Three dimensions decide the score:

Scope — how many resources, records, or systems land in the affected set. An operation touching 5 files is smaller than one touching 5,000 database rows. An operation against one service is smaller than one against a shared database used by twelve. These thresholds are starting points; calibrate against your workload.

Reversibility — can it be undone, and at what cost. A file modification under version control is fully reversible. A DELETE against a database with no recent backup is effectively irreversible. Irreversible actions are categorically more dangerous regardless of how few entities they touch.

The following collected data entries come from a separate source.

#ifdef DAT_CONV_TRACE
    const unsigned long long tr_k0 = __builtin_amdgcn_s_memtime();
// ... 13 lines not shown
    unsigned bid = blockIdx.x;
    if (!(p.ablate & 16)) bid = xcd_block_map(bid, p.nblocks);
    int split, nb;
    unsigned tile;
    if (p.order) {
        tile = bid % p.ntiles;
        bid /= p.ntiles;
        split = bid % p.ksplit;
        nb = bid / p.ksplit;
    } else {
        split = bid % p.ksplit;
        bid /= p.ksplit;
        nb = bid % p.nblk_n;
        tile = bid / p.nblk_n;
    }
    const int fc = tile % p.otn;
    tile /= p.otn;
    const int tw_i = tile % p.tiles_w;
    tile /= p.tiles_w;
    const int th_i = tile % p.tiles_h;
    const int clip = tile / p.tiles_h;
    const int f = clip * p.otn + fc;
    const int t = p.ot0 + fc;
    const int f_in = clip * p.T + t;
    const int n0 = nb * BN;
    const int TW = 1 << p.tw_log2;
    const int oh0 = th_i << p.th_log2;
    const int ow0 = tw_i * p.tile_w;
    const int ih0 = oh0 * p.sh - p.ph;
    const int iw0 = ow0 * p.sw - p.pw;

    int rowbase[PTX];
#pragma unroll
    for (int j = 0; j < PTX; ++j) {
        const int pos = wave_p * WP + (MF ? j * 16 + (lane & 15) : j * 32 + (lane & 31));
        const int ohl = pos >> p.tw_log2, owl = pos & (TW - 1);
        rowbase[j] = ohl * p.rsh * p.PW + owl * p.rsw;
    }
    const int khalf = lane >> 5;

    acc_t acc[MTX][PTX];
#pragma unroll
    for (int i = 0; i < MTX; ++i)
#pragma unroll
        for (int j = 0; j < PTX; ++j)
#pragma unroll
            for (int r = 0; r < (MF ? 4 : 16); ++r) acc[i][j][r] = 0.f;

    int kt_lo = 0, kt_hi = p.KT - 1;
    while (kt_lo < p.KT && (t + kt_lo - p.pt) < p.in_lo) ++kt_lo;
    while (kt_hi >= 0 && (t + kt_hi - p.pt) >= p.in_hi) --kt_hi;
    const int n_kt = kt_hi - kt_lo + 1;
    const int ntap = p.KH * p.KW;
    const int ntab = p.tab_n;
    const int npatch = n_kt * p.n_cchunks;
    const int pi_lo = (npatch * split) / p.ksplit, pi_hi = (npatch * (split + 1)) / p.ksplit;
    const int total = (pi_hi - pi_lo) * ntab;

    const int npatch_items = p.PH * p.PW * 8;

    typedef const __attribute__((address_space(1))) void* gptr_t;
    typedef __attribute__((address_space(3))) void* lptr_t;
#ifndef DAT_PATCH_AUX
#define DAT_PATCH_AUX 0
#endif
#define P_DMA(SRC_, DST_) __builtin_amdgcn_global_load_lds((gptr_t)(SRC_), (lptr_t)(DST_), 16, 0, DAT_PATCH_AUX)
#define P_COMMIT() asm volatile("s_waitcnt vmcnt(0)" ::: "memory")

    const size_t wd_cc_stride = (size_t)(p.Cout_pad >> 5) * 4096;
    const char* const wd_lane = p.w + (size_t)((n0 + wave_n * WN) >> 5) * 4096 + lane * 16;
#define WD_PTR(KT_, CC_, TI_) (wd_lane + ((size_t)((KT_) * ntap + p.tab_tap[(TI_)]) * p.n_cchunks + (CC_)) * wd_cc_stride)
    if constexpr (NTAP > 0) {
      constexpr int NT = (NTAP == 10 || NTAP == 19) ? 9 : NTAP;
      constexpr bool LIN_DIL = NTAP == 19;
      if (total > 0) {
        constexpr int MAXCH = patch_pieces_per_wave(NTAP, BP);
        const int kt_hi_x = kt_lo + n_kt;
        int kshift = 0;
        if (n_kt == p.KT && (DAT_KT_ROTATE)) kshift = (p.KT - (t + kt_lo - p.pt) % p.KT) % p.KT;
        int kt = kt_lo + pi_lo / p.n_cchunks + kshift, cc = pi_lo % p.n_cchunks;
        if (kt >= kt_hi_x) kt -= n_kt;
        constexpr bool PACK16 = NTAP != 10;
        constexpr int NQ = PACK16 ? (PTX + 1) / 2 : PTX;
        unsigned qp[NT][NQ];
        if constexpr (BP == 256) {
#pragma unroll
            for (int j = 0; j < PTX; ++j) {
                int lin_y = 0, lin_x = 0;
                if (p.lin_w > 0) {
                    const int gpos = ow0 + wave_p * WP + (MF ? j * 16 + (lane & 15) : j * 32 + (lane & 31));
                    const int rem = gpos % (p.lin_h * p.lin_w);
                    lin_y = rem / p.lin_w; lin_x = rem - lin_y * p.lin_w;
                }
#pragma unroll
                for (int tp = 0; tp < NT; ++tp) {
                    int row = rowbase[j] + p.tab_rowoff[tp];
// ... 37 lines not shown
            int off = -2;
            if (c < nchunks && it < npatch_items) {
                const int row = it >> 3;
                const int slot = patch_src_slot<MF>(it);
                const int prow = p.pw_magic ? (int)__umulhi((unsigned)row, p.pw_magic) : row, pcol = row - prow * p.PW;
                const int ih = ih0 + p.tab_dy[0] + prow * p.psh, iw = iw0 + p.tab_dx[0] + pcol * p.psw;
                off = (ih >= 0 && ih < p.H && iw >= 0 && iw < p.W && row != p.lin_zero_row) ? (int)((unsigned)(ih * p.W + iw) * (unsigned)(p.Cin * ES) + (unsigned)(slot * 16)) : -1;
            }
            poff[u] = off;
        }
        const size_t tap_stride = (size_t)p.n_cchunks * wd_cc_stride;
        const char* const wd_base = p.w + (size_t)((n0 + wave_n * WN) >> 5) * 4096;
        constexpr int NKS = MF ? 2 : 4;
        const unsigned lane16 = MF ? 16u * (((unsigned)lane & 15u) + 32u * (((unsigned)lane >> 4) & 1u)) + ((unsigned)lane >> 5) * 1024u : (unsigned)lane * 16u;
#define W_OFF(I_, KS_) (MF ? ((I_) & 1) * 256 + ((I_) >> 1) * 4096 + (KS_) * 2048 : (I_) * 4096 + (KS_) * 1024)
        const char* wcur = wd_base + ((size_t)(kt * ntap) * p.n_cchunks + cc) * wd_cc_stride;
        uint4 wa[MTX][NKS];
#pragma unroll
        for (int i = 0; i < MTX; ++i)
#pragma unroll
            for (int ks = 0; ks < NKS; ++ks) wa[i][ks] = *(const uint4*)(wcur + W_OFF(i, ks) + lane16);
        const int npat = pi_hi - pi_lo;
        for (int pi = 0; pi < npat; ++pi) {
            if (!((p.ablate & 1) && pi > 0) && !(p.x3 && pi > 0 && cc % 3 == 1)) {
                __syncthreads();
                const int fin = f_in + kt - p.pt;
                const char* xbase = p.x + ((size_t)fin * p.H * p.W) * p.Cin * ES + (size_t)(p.x3 ? (cc / 3) * 2 + (cc % 3 == 2) : cc) * CK * ES;
#pragma unroll
                for (int u = 0; u < MAXCH; ++u) {
                    int po = poff[u];
                    if constexpr (MF != 0) asm volatile("" : "+v"(po));
                    if (po != -2) {
                        const char* src = po >= 0 ? xbase + (unsigned)po : p.zeros;
                        P_DMA(src, patch + (wave + 4 * u) * 1024);
                    }
                }
                P_COMMIT();
                __syncthreads();
#ifdef DAT_CONV_TRACE
                if (!tr_first) tr_first = __builtin_amdgcn_s_memtime();
#endif
            }
            int ncc = cc + 1, nkt = kt;
            if (ncc == p.n_cchunks) { ncc = 0; if (++nkt == kt_hi_x) nkt = kt_lo; }
            const char* wnextpatch = (pi + 1 < npat) ? wd_base + ((size_t)(nkt * ntap) * p.n_cchunks + ncc) * wd_cc_stride : wcur;
            __builtin_amdgcn_s_setprio(1);
            constexpr int BF = MF ? (PT >= 4 ? 2 : PT) : PT;
            constexpr int UPS = PTX / BF, NU = NKS * UPS;
            uint4 b[2][BF];
            unsigned qa[MF ? 1 : PT];
#define Q_ADDR(TP_, J_) (!PACK16 ? qp[TP_][(J_) % NQ] : ((J_) & 1) ? (qp[TP_][((J_) >> 1) % NQ] >> 16) : (qp[TP_][((J_) >> 1) % NQ] & 0xffffu))
#pragma unroll
            for (int jj = 0; jj < NQ; ++jj) asm volatile("" : "+v"(qp[0][jj]));
            if constexpr (!MF) {
#pragma unroll
                for (int j = 0; j < PT; ++j) qa[j] = Q_ADDR(0, j);
            }
#pragma unroll
            for (int j = 0; j < BF; ++j) b[0][j] = *(const uint4*)(patch + (MF ? Q_ADDR(0, j) : qa[j % (MF ? 1 : PT)]));
#pragma unroll
            for (int tp = 0; tp < NT; ++tp) {
                const char* wnext = (tp + 1 < NT) ? wcur + (size_t)(tp + 1) * tap_stride : wnextpatch;
#pragma unroll
                for (int u = 0; u < NU; ++u) {
                    const int cur = u & 1, nxt = cur ^ 1;
                    const int ks = u / UPS, jb = (u % UPS) * BF;
                    if (u + 1 < NU) {
                        const int nks = (u + 1) / UPS, njb = ((u + 1) % UPS) * BF;
#pragma unroll
                        for (int j = 0; j < BF; ++j)
                            b[nxt][j] = *(const uint4*)(patch + ((MF ? Q_ADDR(tp, njb + j) : qa[j % (MF ? 1 : PT)]) ^ (unsigned)(nks << (MF ? 6 : 5))));
                    } else if (tp + 1 < NT) {
#pragma unroll
                        for (int jj = 0; jj < NQ; ++jj) asm volatile("" : "+v"(qp[tp + 1 < NT ? tp + 1 : tp][jj]));
                        if constexpr (!MF) {
#pragma unroll
                            for (int j = 0; j < PT; ++j) qa[j] = Q_ADDR(tp + 1 < NT ? tp + 1 : tp, j);
                        }
#pragma unroll
                        for (int j = 0; j < BF; ++j) b[nxt][j] = *(const uint4*)(patch + (MF ? Q_ADDR(tp + 1 < NT ? tp + 1 : tp, j) : qa[j % (MF ? 1 : PT)]));
                    }
#pragma unroll
                    for (int i = 0; i < MTX; ++i)
#pragma unroll
                        for (int j = 0; j < BF; ++j) {
                            if constexpr (MF) acc[i][jb + j] = DAT_MFMA16K32(wa[i][ks], b[cur][j], acc[i][jb + j]);
                            else Mma<DT>::step(wa[i][ks], b[cur][j], acc[i][j]);
                        }
                    if ((u + 1) % UPS == 0) {
#pragma unroll
                        for (int i = 0; i < MTX; ++i) wa[i][ks] = *(const uint4*)(wnext + W_OFF(i, ks) + lane16);
                    }
                    __builtin_amdgcn_sched_barrier(0);
                }
            }
#undef Q_ADDR
            __builtin_amdgcn_s_setprio(0);
            wcur = wnextpatch;
            cc = ncc; kt = nkt;
        }
#ifdef DAT_CONV_TRACE
        tr_k1 = __builtin_amdgcn_s_memtime();
        tr_unrolled = 1;
#endif
      }
    } else
    if (total > 0) {
        static_assert(!MF, "the table-driven loop runs 32x32x16 only");
        const int kt_hi_x = kt_lo + n_kt;
        int kshift = 0;
        if (n_kt == p.KT && (DAT_KT_ROTATE)) kshift = (p.KT - (t + kt_lo - p.pt) % p.KT) % p.KT;
        int kt = kt_lo + pi_lo / p.n_cchunks + kshift, cc = pi_lo % p.n_cchunks, ti = 0;
        if (kt >= kt_hi_x) kt -= n_kt;
        uint4 wa[MT][4];
// ... 64 lines not shown
                    bx[j] = g >> 1;
                }
                uint4 b[2][PT];
#pragma unroll
                for (int j = 0; j < PT; ++j) b[0][j] = *(const uint4*)(bp[j] + (bx[j] << 5));
#pragma unroll
                for (int ks = 0; ks < 4; ++ks) {
                    const int cur = ks & 1, nxt = cur ^ 1;
                    if (ks < 3) {
#pragma unroll
                        for (int j = 0; j < PT; ++j) b[nxt][j] = *(const uint4*)(bp[j] + (((ks + 1) ^ bx[j]) << 5));
                    }
#pragma unroll
                    for (int i = 0; i < MT; ++i)
#pragma unroll
                        for (int j = 0; j < PT; ++j) Mma<DT>::step(wa[i][ks], b[cur][j], acc[i][j]);
#pragma unroll
                    for (int i = 0; i < MT; ++i) wa[i][ks] = *(const uint4*)(wnext + i * 4096 + ks * 1024);
                    __builtin_amdgcn_sched_barrier(0);
                }
            }
            __builtin_amdgcn_s_setprio(0);
            ti = nti; cc = ncc; kt = nkt;
            TR_ADD(tr_mma);
        }
#ifdef DAT_CONV_TRACE
        if (tid == 0 && p.dbg) {
            atomicAdd(&p.dbg[0], tr_reload); atomicAdd(&p.dbg[1], tr_wait); atomicAdd(&p.dbg[2], tr_bar);
            atomicAdd(&p.dbg[3], tr_issue); atomicAdd(&p.dbg[4], tr_mma); atomicAdd(&p.dbg[5], (unsigned long long)total);
            atomicAdd(&p.dbg[6], __builtin_amdgcn_s_memtime() - tr_c0);
            atomicAdd(&p.dbg[7], __builtin_amdgcn_s_memrealtime() - tr_r0);
// ... 13 lines not shown
    __syncthreads();
    char* est = smem + wave * (32 * EPI_PITCH);
    const int sl_c = (lane % LPP) * CPL;
    const int sl_p = lane / LPP;
    const int cbase = n0 + wave_n * WN;
    const int c_st = cbase + sl_c;
    const bool part_mode = p.ksplit > 1;
    float sc[CPL], bi[CPL];
#pragma unroll
    for (int e = 0; e < CPL; ++e) {
        const bool ok = (c_st + e) < p.Cout;
        sc[e] = (!part_mode && p.scale && ok) ? p.scale[c_st + e] : 1.f;
        bi[e] = (!part_mode && p.bias && ok) ? p.bias[c_st + e] : 0.f;
    }
    const size_t npos_all = (size_t)p.frames * p.Ho * p.Wo;
    const size_t tile_pos = ((size_t)f * p.Ho + oh0) * p.Wo + ow0;
    char* const ybase = p.y + tile_pos * p.out_cs * OES;
    const char* const rbase = p.res_mode == 2 ? p.res + (size_t)f * (p.Ho >> 1) * (p.Wo >> 1) * p.out_cs * OES
                                              : p.res + tile_pos * p.out_cs * OES;
    const char* const abase = p.res2 + tile_pos * p.out_cs * OES;
    float* const pbase = part_mode ? p.part + ((size_t)split * npos_all + tile_pos) * p.Cout : nullptr;
    constexpr int NQ = 32 / PPI;
    const bool m4 = p.res_mode == 4;
    const bool res_pre = p.res_mode && !m4 && !part_mode && (p.out_cs & 7) == 0 && c_st + CPL <= p.Cout;
    uint4 rq[2][NQ];
    auto res_fetch = [&](int j, uint4* dst) __attribute__((always_inline)) {
#pragma unroll
        for (int q = 0; q < NQ; ++q) {
            const int pos = wave_p * WP + j * 32 + q * PPI + sl_p;
            const int ohl = pos >> p.tw_log2, owl = pos & (TW - 1);
            const int oh = oh0 + ohl, ow = ow0 + owl;
            const bool live = oh < p.Ho && ow < p.Wo && !(p.ablate & 4);
            unsigned rpos = (unsigned)(ohl * p.Wo + owl);
            if (p.res_mode == 2) rpos = (unsigned)((oh >> 1) * (p.Wo >> 1) + (ow >> 1));
            dst[q] = *(const uint4*)(rbase + (live ? (rpos * (unsigned)p.out_cs + (unsigned)c_st) * (unsigned)OES : 0u));
        }
    };
    if (res_pre) res_fetch(0, rq[0]);
#pragma unroll
    for (int j = 0; j < PT; ++j) {
        if (res_pre && j + 1 < PT) res_fetch(j + 1, rq[(j + 1) & 1]);
        if constexpr (MF) {
#pragma unroll
            for (int i = 0; i < MTX; ++i)
#pragma unroll
                for (int jl = 0; jl < 2; ++jl) epi_stage16(est, lane, i, jl, acc[i][(2 * j + jl) % PTX]);
        } else {
#pragma unroll
            for (int i = 0; i < MT; ++i)
#pragma unroll
                for (int g = 0; g < 4; ++g)
                    *(float4*)(est + (lane & 31) * EPI_PITCH + (i * 32 + g * 8 + khalf * 4) * 4) =
                        make_float4(acc[i][j][g * 4 + 0], acc[i][j][g * 4 + 1], acc[i][j][g * 4 + 2], acc[i][j][g * 4 + 3]);
        }
        __builtin_amdgcn_wave_barrier();
#pragma unroll
        for (int q = 0; q < NQ; ++q) {
            const int pl = q * PPI + sl_p;
            float v[CPL];
#pragma unroll
            for (int e4 = 0; e4 < CPL / 4; ++e4) {
                const float4 t = *(const float4*)(est + pl * EPI_PITCH + (sl_c + e4 * 4) * 4);
                v[e4 * 4 + 0] = t.x; v[e4 * 4 + 1] = t.y; v[e4 * 4 + 2] = t.z; v[e4 * 4 + 3] = t.w;
            }
            const int pos = wave_p * WP + j * 32 + pl;
            const int ohl = pos >> p.tw_log2, owl = pos & (TW - 1);
            const int oh = oh0 + ohl, ow = ow0 + owl;
            if (oh >= p.Ho || ow >= p.Wo || c_st >= p.Cout || (p.ablate & 4)) continue;
// ... 70 lines not shown
#pragma unroll
                for (int e2 = 0; e2 < CPL / 2; ++e2) o[e2] = f2bf2(v[2 * e2], v[2 * e2 + 1]);
                if (nch == CPL && (p.out_cs & 7) == 0) {
                    *(uint4*)yp = make_uint4(o[0], o[1], o[2], o[3]);
                } else {
                    *(uint2*)yp = make_uint2(o[0], o[1]);
                    if (nch > 4) *(uint2*)(yp + 8) = make_uint2(o[2], o[3]);
                }
            } else {
                *(float4*)yp = make_float4(v[0], v[1], v[2], v[3]);
                if (ODT == DAT_F32 && DT == DAT_BF16 && p.y_split)
                    split_hi_lo_store(p.y_split + ((tile_pos + lpos) * (size_t)(2 * p.out_cs) + (size_t)((c_st >> 6) * 128 + (c_st & 63))) * 2, v);
            }
        }
        __builtin_amdgcn_wave_barrier();
    }
    if (p.clk && threadIdx.x == 0) {
        atomicAdd(&p.clk[0], __builtin_amdgcn_s_memtime() - clk_c0);
        atomicAdd(&p.clk[1], __builtin_amdgcn_s_memrealtime() - clk_r0);
    }
#ifdef DAT_CONV_TRACE
    const unsigned long long tr_st = __builtin_amdgcn_s_memtime();
    asm volatile("s_waitcnt vmcnt(0)" ::: "memory");
    if (tid == 0 && p.dbg) {
        const unsigned long long e = __builtin_amdgcn_s_memtime();
        atomicAdd(&p.dbg[8], e - tr_k0);
        atomicAdd(&p.dbg[9], e - tr_k1);
        if (tr_unrolled) {
            atomicAdd(&p.dbg[10], tr_first - tr_k0);
            atomicAdd(&p.dbg[11], e - tr_st);
// ... 146 lines not shown

size_t conv_patch_lds(const ConvPlan& plan) { return ((size_t)plan.patch_h * plan.patch_w * PPITCH + 1023) & ~(size_t)1023; }

struct TileCand {
    int bp;
    TileChoice tc;
    bool lin;
    long long tiles, tiles_2d;
};
TileCand tile_cand(const dat_ctx* ctx, const dat_conv_desc* d, const ConvParams& p, int dil, int bp) {
    const TileChoice tc = choose_tile(p.Ho, p.Wo, bp == 256 ? 8 : 7, p.sh, p.sw, (p.KH - 1) * dil + 1, (p.KW - 1) * dil + 1);
    const long long t2d = cdiv_ll(p.Ho, 1ll << tc.th_log2) * cdiv_ll(p.Wo, 1ll << tc.tw_log2) * p.frames;
    const long long tlin = linear_tiles(ctx, d, p, bp);
    const bool lin = tlin > 0 && tlin * 10 <= t2d * 9;
    return TileCand{bp, tc, lin, lin ? tlin : t2d, t2d};
}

Downstream coupling — what depends on the resources being modified. Changing a shared API contract hits every consumer. Modifying a configuration file hits every service that reads it. The blast radius is not the target. It is the target plus everything coupled to it.

None/Low

Read-only operations or changes to isolated, versioned files

Medium

Writes to scoped resources with a known rollback path

High

Writes to shared resources or operations affecting 100+ entities

Critical

Irreversible operations on production data or shared infrastructure

Layer 5: The Audit Log Is the Only Source of Truth

When something goes wrong — and it will — the audit trail is the difference between forensics and folklore.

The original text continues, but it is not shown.